Welche Fähigkeiten sind am wertvollsten?#
Am wertvollsten sind: KI/ML, Cybersicherheit, Cloud, KI-Integration, Prompt Engineering. ChatGPT und Copilot sind jetzt Grundwissen.
Wie kann man die Produktivität mit KI steigern?#
Das hängt von der Aufgabe und der Codebasis ab, von echter Beschleunigung bis zur Verlangsamung in Code, den das Modell nicht versteht. Die veröffentlichten Messungen ergeben keine einheitliche Zahl, deshalb nennen wir hier keine. Copilot für Code, ChatGPT für Dokumentation, und die Ersparnis messen Sie im eigenen Stack.
Welche IT-Bereiche sind am meisten gefährdet?#
Gefährdet: einfache Backend-Rollen, manuelle Tests, Support Level 1-2. Sicher: Security, DevOps, Architektur, KI/ML, Cloud.
Lohnt es sich, in KI-Kenntnisse zu investieren?#
Definitiv. Spezialisten, die KI mit traditionellen Fähigkeiten kombinieren, sind am meisten gefragt.

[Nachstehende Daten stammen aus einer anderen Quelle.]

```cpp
template <typename ITEM, bool RETURNING, typename SLOT, int TPB, int BLOCK = kTileBlock, bool HEAVY = false, bool SAMPLE = false, bool HOLES = true>
__global__ __launch_bounds__(BLOCK, (BLOCK >= 512 ? 2 * BLOCK / 256 : 4)) void tile_rank_insert_kernel(DevTable T, SegList S, uint64_t tile0, uint32_t n_tiles) {
  constexpr int NP = ((sizeof(ITEM) == 8 || (BLOCK < 512 && TPB == 1)) ? 4608 : 9216) / BLOCK;
  constexpr uint32_t kVec = 16 / sizeof(SLOT);
  constexpr uint32_t kB = 1u << kBucketBits;
  constexpr uint32_t kBV = kB / kVec;
  constexpr uint32_t kSlotBits = 8 * sizeof(SLOT);
  JF_DYN_LDS(s_raw);
  const TableGeom& g = T.g;
  constexpr uint32_t tsz = 1u << kMaxTileBits, nslots = TPB * tsz, nbkt = nslots >> kBucketBits, tmask = tsz - 1;
  constexpr uint32_t NBK = nbkt / BLOCK;
  static_assert(HOLES || (!HEAVY && sizeof(ITEM) == 4), "the hole-free instantiation is the plain kernel's, for 4-byte items");
  constexpr uint32_t kHdr = (uint32_t)tile_rank_hdr(nslots);
  uint32_t* const s_cnt = reinterpret_cast<uint32_t*>(s_raw);
  SLOT* const s_tile = reinterpret_cast<SLOT*>(s_raw + kHdr);
  constexpr uint32_t qcap = kTileQueueBytes / sizeof(ITEM) / (BLOCK / 64);
  static_assert(qcap >= 64, "phase C stages one held-back item per lane through the queue");
  ITEM* const s_q = reinterpret_cast<ITEM*>(s_raw + kHdr + (size_t)nslots * sizeof(SLOT)) + (threadIdx.x >> 6) * qcap;
  SLOT* const gslots = reinterpret_cast<SLOT*>(T.slots);
  const SLOT lmask = (SLOT)g.low_mask, inc = (SLOT)g.inc, occ = (SLOT)g.occ_bit;
  const uint32_t cshift = g.tag_bits + 1, idshift = kSlotBits - cshift;
  const uint32_t lane = threadIdx.x & 63;
  const unsigned long long below = lane ? (~0ull >> (64 - lane)) : 0ull;
  const ITEM hole = (ITEM)~(ITEM)0;

  auto unit_dirty = [&](uint32_t t) -> uint32_t {
    if(TPB == 2) return *reinterpret_cast<const uint16_t*>(T.dirty + tile0 + 2 * (uint64_t)t);
    return T.dirty[tile0 + t];
  };
  auto zero_counters = [&]() {
    for(uint32_t i = threadIdx.x; i < (nbkt >> 1); i += BLOCK) s_cnt[i] = 0;
  };
  auto zero_tile = [&]() {
    for(uint32_t i = threadIdx.x * kVec; i < nslots; i += BLOCK * kVec) *reinterpret_cast<uint4*>(s_tile + i) = make_uint4(0, 0, 0, 0);
  };
  auto load_tile = [&](const SLOT* gt, uint32_t d) {
    for(uint32_t b = threadIdx.x; b < nbkt; b += BLOCK) {
      const bool ld = (d >> (8 * ((b << kBucketBits) >> kMaxTileBits))) & 0xFFu;
      uint32_t c = 0;
#pragma unroll
      for(uint32_t q = 0; q < kBV; ++q) {
        uint4 v = make_uint4(0, 0, 0, 0);
        if(ld) v = *reinterpret_cast<const uint4*>(gt + ((size_t)b << kBucketBits) + q * kVec);
        *reinterpret_cast<uint4*>(s_tile + ((size_t)b << kBucketBits) + q * kVec) = v;
        if(sizeof(SLOT) == 4) c += (v.x != 0) + (v.y != 0) + (v.z != 0) + (v.w != 0);
        else c += ((v.x | v.y) != 0) + ((v.z | v.w) != 0);
      }
      reinterpret_cast<uint16_t*>(s_cnt)[b] = (uint16_t)c;
    }
  };
  auto home_of = [&](ITEM x) -> uint32_t {
    if constexpr(sizeof(ITEM) == 4) return ((uint32_t)x >> g.rem_bits) & (nslots - 1);
    else return (uint32_t)((uint64_t)x >> g.rem_bits) & (nslots - 1);
  };
  auto load_bucket = [&](uint32_t bs, SLOT (&w)[kB]) {
#pragma unroll
    for(uint32_t q = 0; q < kBV; ++q) {
      const uint4 v = *reinterpret_cast<const uint4*>(s_tile + bs + q * kVec);
      if constexpr(sizeof(SLOT) == 4) { w[4 * q] = (SLOT)v.x; w[4 * q + 1] = (SLOT)v.y; w[4 * q + 2] = (SLOT)v.z; w[4 * q + 3] = (SLOT)v.w; }
      else { w[2 * q] = (SLOT)(((uint64_t)v.y << 32) | v.x); w[2 * q + 1] = (SLOT)(((uint64_t)v.w << 32) | v.z); }
    }
  };
  auto store_bucket = [&](uint32_t bs, const SLOT (&w)[kB]) {
#pragma unroll
    for(uint32_t q = 0; q < kBV; ++q) {
      uint4 v;
      if constexpr(sizeof(SLOT) == 4) v = make_uint4((uint32_t)w[4 * q], (uint32_t)w[4 * q + 1], (uint32_t)w[4 * q + 2], (uint32_t)w[4 * q + 3]);
      else v = make_uint4((uint32_t)w[2 * q], (uint32_t)((uint64_t)w[2 * q] >> 32), (uint32_t)w[2 * q + 1], (uint32_t)((uint64_t)w[2 * q + 1] >> 32));
      *reinterpret_cast<uint4*>(s_tile + bs + q * kVec) = v;
    }
  };
  auto has_dups = [&](const SLOT (&w)[kB]) -> bool {
    SLOT sh[kB];
#pragma unroll
    for(uint32_t i = 0; i < kB; ++i) sh[i] = w[i] << idshift;
    bool d = false;
#pragma unroll
    for(uint32_t j = 1; j < kB; ++j) {
      bool e = false;
#pragma unroll
      for(uint32_t i = 0; i < j; ++i) e = e | (sh[i] == sh[j]);
      d = d | (e & (w[j] != 0));
    }
    return d;
  };
  auto merge_bucket = [&](SLOT (&w)[kB], uint64_t bucket_slot0) {
    const SLOT cmask = (SLOT)g.cnt_max;
    SLOT carry[kB];
#pragma unroll
    for(uint32_t i = 0; i < kB; ++i) carry[i] = 0;
#pragma unroll
    for(uint32_t j = 1; j < kB; ++j)
#pragma unroll
      for(uint32_t i = 0; i < j; ++i) {
        const bool same = (w[j] != 0) & (w[i] != 0) & (((w[i] ^ w[j]) & lmask) == 0);
        const SLOT sum = (SLOT)(w[i] >> cshift) + (same ? (SLOT)(w[j] >> cshift) : (SLOT)0);
        w[i] = (w[i] & lmask) | (SLOT)((sum & cmask) << cshift);
        carry[i] += (SLOT)(sum >> g.cnt_bits);
        w[j] = same ? (SLOT)0 : w[j];
      }
    SLOT o[kB], oc[kB];
#pragma unroll
    for(uint32_t i = 0; i < kB; ++i) { o[i] = 0; oc[i] = 0; }
    uint32_t n = 0;
#pragma unroll
    for(uint32_t j = 0; j < kB; ++j) {
      const bool ne = w[j] != 0;
#pragma unroll
      for(uint32_t d = 0; d <= j; ++d) { const bool here = ne & (n == d); o[d] = here ? w[j] : o[d]; oc[d] = here ? carry[j] : oc[d]; }
      n += ne ? 1u : 0u;
    }
    SLOT any = 0;
#pragma unroll
    for(uint32_t q = 0; q < kB; ++q) { w[q] = o[q]; any |= oc[q]; }
    if(RETURNING && any != 0) {
#pragma unroll
      for(uint32_t q = 0; q < kB; ++q) if(oc[q]) ovf_add_call(T.ovf_key, T.ovf_cnt, T.ovf_mask, T.counters, bucket_slot0 + q, (uint64_t)oc[q]);
    }
  };
  auto merge_tile = [&](uint64_t unit_slot0) {
    constexpr uint32_t MB0 = (TPB == 2 && sizeof(ITEM) + sizeof(SLOT) == 8 && NBK >= 4) ? 4 : (NBK >= 2 ? 2 : 1);
    constexpr uint32_t Rmax = nbkt / (BLOCK / 64);
    static_assert(Rmax >= 128, "the merge list must fit the bucket counters");
    constexpr uint32_t R = Rmax >= 512 ? 512 : Rmax >= 256 ? 256 : 128;
    constexpr uint32_t MBr = R >= 512 ? 4 : R >= 256 ? 2 : 1;
    constexpr uint32_t MBw = 16 / kB >= 1 ? 16 / kB : 1;
    constexpr uint32_t MB = MB0 < MBr ? (MB0 < MBw ? MB0 : MBw) : (MBr < MBw ? MBr : MBw);
    static_assert((BLOCK / 64) * R * 2 <= nbkt * 2, "the merge list must fit the bucket counters");
    uint16_t* const lst = reinterpret_cast<uint16_t*>(s_cnt) + (threadIdx.x >> 6) * R;
    uint32_t head = 0, cnt = 0;
#pragma unroll 1
    for(uint32_t k0 = 0; k0 < NBK; k0 += MB) {
      SLOT wb[MB][kB];
#pragma unroll
      for(uint32_t k = 0; k < MB; ++k) load_bucket((threadIdx.x + (k0 + k) * BLOCK) << kBucketBits, wb[k]);
#pragma unroll
      for(uint32_t k = 0; k < MB; ++k) {
        const bool dup = has_dups(wb[k]);
        const unsigned long long m = __ballot(dup);
        if(dup) lst[(head + cnt + (uint32_t)__popcll(m & below)) & (R - 1)] = (uint16_t)(threadIdx.x + (k0 + k) * BLOCK);
        cnt += (uint32_t)__popcll(m);
      }
      const bool last = k0 + MB >= NBK;
      while(cnt >= 64 || (last && cnt)) {
        const uint32_t n = cnt < 64 ? cnt : 64;
        (void)__ballot(true);
        if(lane < n) {
          const uint32_t b = lst[(head + lane) & (R - 1)];
          SLOT w[kB];
          load_bucket(b << kBucketBits, w);
          merge_bucket(w, unit_slot0 + ((uint64_t)b << kBucketBits));
          store_bucket(b << kBucketBits, w);
        }
        head += n; cnt -= n;
      }
    }
  };
  auto store_tile = [&](SLOT* gt, uint32_t t) {
#pragma unroll
    for(uint32_t k = 0; k < NBK; ++k) {
      const uint32_t b = threadIdx.x + k * BLOCK;
#pragma unroll
      for(uint32_t q = 0; q < kBV; ++q) {
        const uint4 v = *reinterpret_cast<const uint4*>(s_tile + ((size_t)b << kBucketBits) + q * kVec);
        *reinterpret_cast<uint4*>(gt + ((size_t)b << kBucketBits) + q * kVec) = v;
        *reinterpret_cast<uint4*>(s_tile + ((size_t)b << kBucketBits) + q * kVec) = make_uint4(0, 0, 0, 0);
      }
    }
    zero_counters();
    if(threadIdx.x == 0) {
      if(TPB == 2) *reinterpret_cast<uint16_t*>(T.dirty + tile0 + 2 * (uint64_t)t) = 0x0101;
      else T.dirty[tile0 + t] = 1;
    }
  };
  auto slow_insert = [&](ITEM x, uint64_t unit_slot0) {
    constexpr uint32_t LK = kQueueLook;
    const SLOT low = occ | (SLOT)((uint64_t)x & (g.occ_bit - 1)), neww = inc | low;
    const uint32_t h = home_of(x), hbase = h & ~tmask, hb = h & tmask & ~(kB - 1u);
    const uint32_t max_steps = (T.max_probe >> kBucketBits) + 1;
    for(uint32_t step = 0; step < max_steps; ) {
      SLOT w[LK][kB];
#pragma unroll
      for(uint32_t k = 0; k < LK; ++k) load_bucket(hbase + ((hb + ((step + k) << kBucketBits)) & tmask), w[k]);
      uint32_t hitm = 0, empm = 0;
#pragma unroll
      for(uint32_t k = 0; k < LK; ++k)
#pragma unroll
        for(uint32_t i = 0; i < kB; ++i) {
          hitm |= (uint32_t)((w[k][i] & lmask) == low) << (kB * k + i);
          empm |= (uint32_t)(w[k][i] == 0) << (kB * k + i);
        }
      for(uint32_t cand = hitm | empm; cand; cand &= cand - 1) {
        const uint32_t j = (uint32_t)__ffs((int)cand) - 1u;
        if(step + (j >> kBucketBits) >= max_steps) { step = max_steps; break; }
        const uint32_t at = hbase + ((hb + (step << kBucketBits) + j) & tmask);
        bool add = (hitm >> j) & 1;
        if(!add) {
          const SLOT was = atomicCAS(&s_tile[at], (SLOT)0, neww);
          if(was == 0) return;
          add = (was & lmask) == low;
        }
        if(add) {
          if(RETURNING) {
            const SLOT prev = atomicAdd(&s_tile[at], inc);
            if(((uint64_t)prev >> cshift) + 1 > g.cnt_max) ovf_add_call(T.ovf_key, T.ovf_cnt, T.ovf_mask, T.counters, unit_slot0 + at, 1);
          } else atomicAdd(&s_tile[at], inc);
          return;
        }
      }
      step += LK;
    }
    atomicAdd((unsigned long long*)&T.counters[CTR_FULL], 1ull);
  };

  [[maybe_unused]] PhaseClk pc;
  auto rank_request = [&](const ITEM (&it)[NP], uint32_t vm, uint32_t (&old)[NP]) {
#pragma unroll
    for(int r = 0; r < NP; ++r)
      if((vm >> r) & 1) { const uint32_t b = home_of(it[r]) >> kBucketBits; old[r] = atomicAdd(&s_cnt[b >> 1], 1u << ((b & 1) * 16)); }
  };
  auto rank_request_dense = [&](const ITEM (&it)[NP], uint32_t nf, ITEM tail, bool tv, uint32_t (&old)[NP], uint32_t& told) {
#pragma unroll
    for(int r = 0; r < NP; ++r)
      if((uint32_t)r < nf) { const uint32_t b = home_of(it[r]) >> kBucketBits; old[r] = atomicAdd(&s_cnt[b >> 1], 1u << ((b & 1) * 16)); }
    if(tv) { const uint32_t b = home_of(tail) >> kBucketBits; told = atomicAdd(&s_cnt[b >> 1], 1u << ((b & 1) * 16)); }
  };
  [[maybe_unused]] uint32_t smp_items = 0, smp_queued = 0;
  auto place_round = [&](ITEM (&it)[NP], uint32_t vm, const uint32_t (&old)[NP], uint64_t unit_slot0, const ITEM* again, auto&& after_a,
                         [[maybe_unused]] ITEM tail = 0, [[maybe_unused]] uint32_t told = 0, [[maybe_unused]] bool tv = false) {
    uint32_t qn = 0, pend = 0;
    [[maybe_unused]] uint32_t ovm = 0;
#pragma unroll
    for(int r = 0; r < NP; ++r) JF_OPAQUE(it[r]);
    auto place_item = [&](ITEM x, uint32_t o, bool valid, uint32_t bit) {
      bool ov = false;
      if(valid) {
        const uint32_t b = home_of(x) >> kBucketBits;
        const uint32_t rank = (o >> ((b & 1) * 16)) & 0xFFFFu;
        if(rank < kB) s_tile[(b << kBucketBits) + rank] = inc | occ | (SLOT)((uint64_t)x & (g.occ_bit - 1));
        else ov = true;
      }
      if constexpr(HEAVY) { if(ov) ovm |= 1u << bit; }
      else {
        const unsigned long long m = __ballot(ov);
        if(ov) {
          const uint32_t at = qn + (uint32_t)__popcll(m & below);
          if(at < qcap) s_q[at] = x; else pend |= 1u << bit;
        }
        qn += (uint32_t)__popcll(m);
      }
    };
    if constexpr(HOLES) {
#pragma unroll
      for(int r = 0; r < NP; ++r) place_item(it[r], old[r], (vm >> r) & 1, (uint32_t)r);
      if constexpr(SAMPLE) smp_items += (uint32_t)__popc(vm);
    } else {
      lds_wait_all();
#pragma unroll
      for(int r = 0; r < NP; ++r)
        if((uint32_t)r < vm) place_item(it[r], old[r], true, (uint32_t)r);
      JF_OPAQUE(tail);
      place_item(tail, told, tv, (uint32_t)NP);
      if constexpr(SAMPLE) smp_items += vm + (tv ? 1u : 0u);
    }
    if constexpr(SAMPLE) smp_queued += qn;
    if constexpr(!HEAVY) after_a();
    lds_barrier();
    JF_PHASE(pc, 2);
    merge_tile(unit_slot0);
    lds_barrier();
    JF_PHASE(pc, 6);
    uint32_t nq = qn < qcap ? qn : qcap;
    if constexpr(HEAVY) {
      uint32_t q2 = 0, carry = 0;
      constexpr int CB = kB == 4 ? 6 : 3;
#pragma unroll
      for(int r0 = 0; r0 < NP; r0 += CB) {
        SLOT wb[CB][kB];
#pragma unroll
        for(int k = 0; k < CB; ++k)
          if(r0 + k < NP && ((ovm >> (r0 + k)) & 1)) load_bucket(home_of(it[r0 + k < NP ? r0 + k : 0]) & ~(kB - 1u), wb[k]);
#pragma unroll
        for(int k = 0; k < CB; ++k) {
          if(r0 + k >= NP) continue;
          const int r = r0 + k;
          bool miss = false;
          if((ovm >> r) & 1) {
            const ITEM x = it[r];
            const SLOT low = occ | (SLOT)((uint64_t)x & (g.occ_bit - 1));
            const uint32_t bs = home_of(x) & ~(kB - 1u);
            int hit = -1;
#pragma unroll
            for(int i = (int)kB - 1; i >= 0; --i) if((wb[k][i] & lmask) == low) hit = i;
            if(hit >= 0) {
              if(RETURNING) {
                const SLOT prev = atomicAdd(&s_tile[bs + hit], inc);
                if(((uint64_t)prev >> cshift) + 1 > g.cnt_max) carry |= 1u << r;
              } else atomicAdd(&s_tile[bs + hit], inc);
            } else miss = true;
          }
          const unsigned long long m2 = __ballot(miss);
          if(miss) {
            const uint32_t at = q2 + (uint32_t)__popcll(m2 & below);
            if(at < qcap) s_q[at] = it[r]; else pend |= 1u << r;
          }
          q2 += (uint32_t)__popcll(m2);
        }
      }
      (void)__ballot(true);
      after_a();
      while(carry) {
        const uint32_t r = (uint32_t)__ffs((int)carry) - 1u; carry &= carry - 1;
        const ITEM x = again[r * BLOCK + threadIdx.x];
        const SLOT low = occ | (SLOT)((uint64_t)x & (g.occ_bit - 1));
        const uint32_t bs = home_of(x) & ~(kB - 1u);
        SLOT w[kB];
        load_bucket(bs, w);
        uint32_t hit = 0;
#pragma unroll
        for(int i = (int)kB - 1; i >= 1; --i) if((w[i] & lmask) == low) hit = (uint32_t)i;
        if((w[0] & lmask) == low) hit = 0;
        ovf_add_call(T.ovf_key, T.ovf_cnt, T.ovf_mask, T.counters, unit_slot0 + bs + hit, 1);
      }
      nq = q2 < qcap ? q2 : qcap;
    }
    for(;;) {
      for(uint32_t i = lane; i < nq; i += 64) slow_insert(s_q[i], unit_slot0);
      const unsigned long long m = __ballot(pend != 0);
      if(!m) break;
      if(pend) {
        uint32_t r = (uint32_t)__ffs((int)pend) - 1u;
        pend &= pend - 1;
        if constexpr(!HOLES) { if(r == (uint32_t)NP) r = vm; }
        s_q[(uint32_t)__popcll(m & below)] = again[r * BLOCK + threadIdx.x];
      }
      nq = (uint32_t)__popcll(m);
      (void)__ballot(true);
    }
    JF_PHASE(pc, 5);
    lds_barrier();
    JF_PHASE(pc, 3);
  };
  zero_counters();
  zero_tile();
  lds_barrier();
  const uint64_t* off = S.off[0];
  const uint32_t sh = S.sh[0];
  const bool holes = sh != 0;
  static_assert(NP < 32, "a round's items and the partial row are bits of one word");
  const ITEM* src = reinterpret_cast<const ITEM*>(S.items[0]);
  const uint32_t G = gridDim.x;
  constexpr uint64_t kRound = (uint64_t)NP * BLOCK;
  uint32_t t = blockIdx.x;
  uint64_t a0 = 0, b0 = 0, a1 = 0, b1 = 0; uint32_t d0 = 0, d1 = 0;
  ITEM cur[NP];
  [[maybe_unused]] ITEM tail = 0;
  auto fetch = [&](uint64_t a, uint64_t b) {
    const ITEM* ub = src + a;
    const uint32_t n = (uint32_t)((b - a) < kRound ? (b - a) : kRound);
    if(b <= a) return;
    uint32_t tid = threadIdx.x;
    JF_OPAQUE(tid);
    if constexpr(!HOLES) {
      const uint32_t nf = wg_uniform(n / BLOCK);
#pragma unroll
      for(int r = 0; r < NP; ++r)
        if((uint32_t)r < nf) cur[r] = ub[(uint32_t)r * BLOCK + tid];
      const uint32_t i = nf * BLOCK + tid;
      tail = ub[i < n ? i : n - 1];
      return;
    }
#pragma unroll
    for(int r = 0; r < NP; ++r) {
      const uint32_t i = (uint32_t)r * BLOCK + tid;
      cur[r] = ub[i < n ? i : n - 1];
    }
  };
  if(t < n_tiles) { a0 = off[(size_t)t << sh]; b0 = off[((size_t)t << sh) + 1]; d0 = unit_dirty(t); }
  if(t + G < n_tiles) { a1 = off[(size_t)(t + G) << sh]; b1 = off[((size_t)(t + G) << sh) + 1]; d1 = unit_dirty(t + G); }
  fetch(a0, b0);
  uint64_t c0 = a0;
  while(t < n_tiles) {
    if(b0 <= a0) {
      uint64_t a2 = 0, b2 = 0; uint32_t d2 = 0;
      if(t + 2 * G < n_tiles) { a2 = off[(size_t)(t + 2 * G) << sh]; b2 = off[((size_t)(t + 2 * G) << sh) + 1]; d2 = unit_dirty(t + 2 * G); }
      t += G; a0 = a1; b0 = b1; d0 = d1; a1 = a2; b1 = b2; d1 = d2; c0 = a0;
      fetch(a0, b0);
      continue;
    }
    const bool first = c0 == a0, last = c0 + kRound >= b0;
    const uint64_t unit_slot0 = (tile0 + (uint64_t)TPB * t) << kMaxTileBits;
    SLOT* gt = gslots + unit_slot0;
    JF_PHASE(pc, 0);
    const uint32_t n0 = (uint32_t)((b0 - c0) < kRound ? (b0 - c0) : kRound);
    uint32_t vm = 0, tid = threadIdx.x;
    JF_OPAQUE(tid);
    [[maybe_unused]] bool tv = false;
    if constexpr(HOLES) {
#pragma unroll
      for(int r = 0; r < NP; ++r)
        if((uint32_t)r * BLOCK + tid < n0 && !(holes && cur[r] == hole)) vm |= 1u << r;
    } else {
      vm = wg_uniform(n0 / BLOCK);
      tv = vm * BLOCK + tid < n0;
    }
    const uint32_t d_eff = first ? d0 : (TPB == 2 ? 0x0101u : 1u);
    if(d_eff) { load_tile(gt, d_eff); lds_barrier(); }
    uint32_t old[NP];
    [[maybe_unused]] uint32_t told = 0;
    if constexpr(HOLES) rank_request(cur, vm, old);
    else rank_request_dense(cur, vm, tail, tv, old, told);
    JF_PHASE(pc, 1);
    uint64_t a2 = 0, b2 = 0; uint32_t d2 = 0;
    if(last && t + 2 * G < n_tiles) { a2 = off[(size_t)(t + 2 * G) << sh]; b2 = off[((size_t)(t + 2 * G) << sh) + 1]; d2 = unit_dirty(t + 2 * G); }
    if constexpr(HOLES) place_round(cur, vm, old, unit_slot0, src + c0, [&] { if(last) fetch(a1, b1); else fetch(c0 + kRound, b0); });
    else place_round(cur, vm, old, unit_slot0, src + c0, [&] { if(last) fetch(a1, b1); else fetch(c0 + kRound, b0); }, tail, told, tv);
    store_tile(gt, t);
    lds_barrier();
    JF_PHASE(pc, 4);
    if(last) { t += G; a0 = a1; b0 = b1; d0 = d1; a1 = a2; b1 = b2; d1 = d2; c0 = a0; }
    else c0 += kRound;
  }
  JF_PHASE_FLUSH(pc, 16);
  if constexpr(SAMPLE) {
    uint32_t w = smp_items;
    for(int o = 32; o > 0; o >>= 1) w += __shfl_down(w, o, 64);
    if(lane == 0) {
      atomicAdd((unsigned long long*)&T.counters[CTR_T_ITEMS], (unsigned long long)w);
      atomicAdd((unsigned long long*)&T.counters[CTR_T_QUEUED], (unsigned long long)smp_queued);
    }
  }
}

}
```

Der Produktivitätsgewinn lässt sich allerdings nicht auf eine Zahl bringen, er hängt von der Aufgabe und der Qualität der Codebasis ab.
Wie viel verdient ein KI-Ingenieur in Polen?#
No Fluff Jobs nennt im Report „Rynek pracy IT w Polsce 2025/2026“ für Junior-KI-Rollen 12.200 bis 18.000 PLN netto auf B2B (10.200 bis 12.500 PLN brutto im Angestelltenverhältnis) und für die gesamte KI-Kategorie 20.000 bis 28.000 PLN netto auf B2B. Am besten bezahlt ist Architektur mit einer oberen Median-Spanne von 32.760 PLN. Die Steigerungen 2025 entfielen vor allem auf B2B-Verträge, angeführt von DevOps und Security.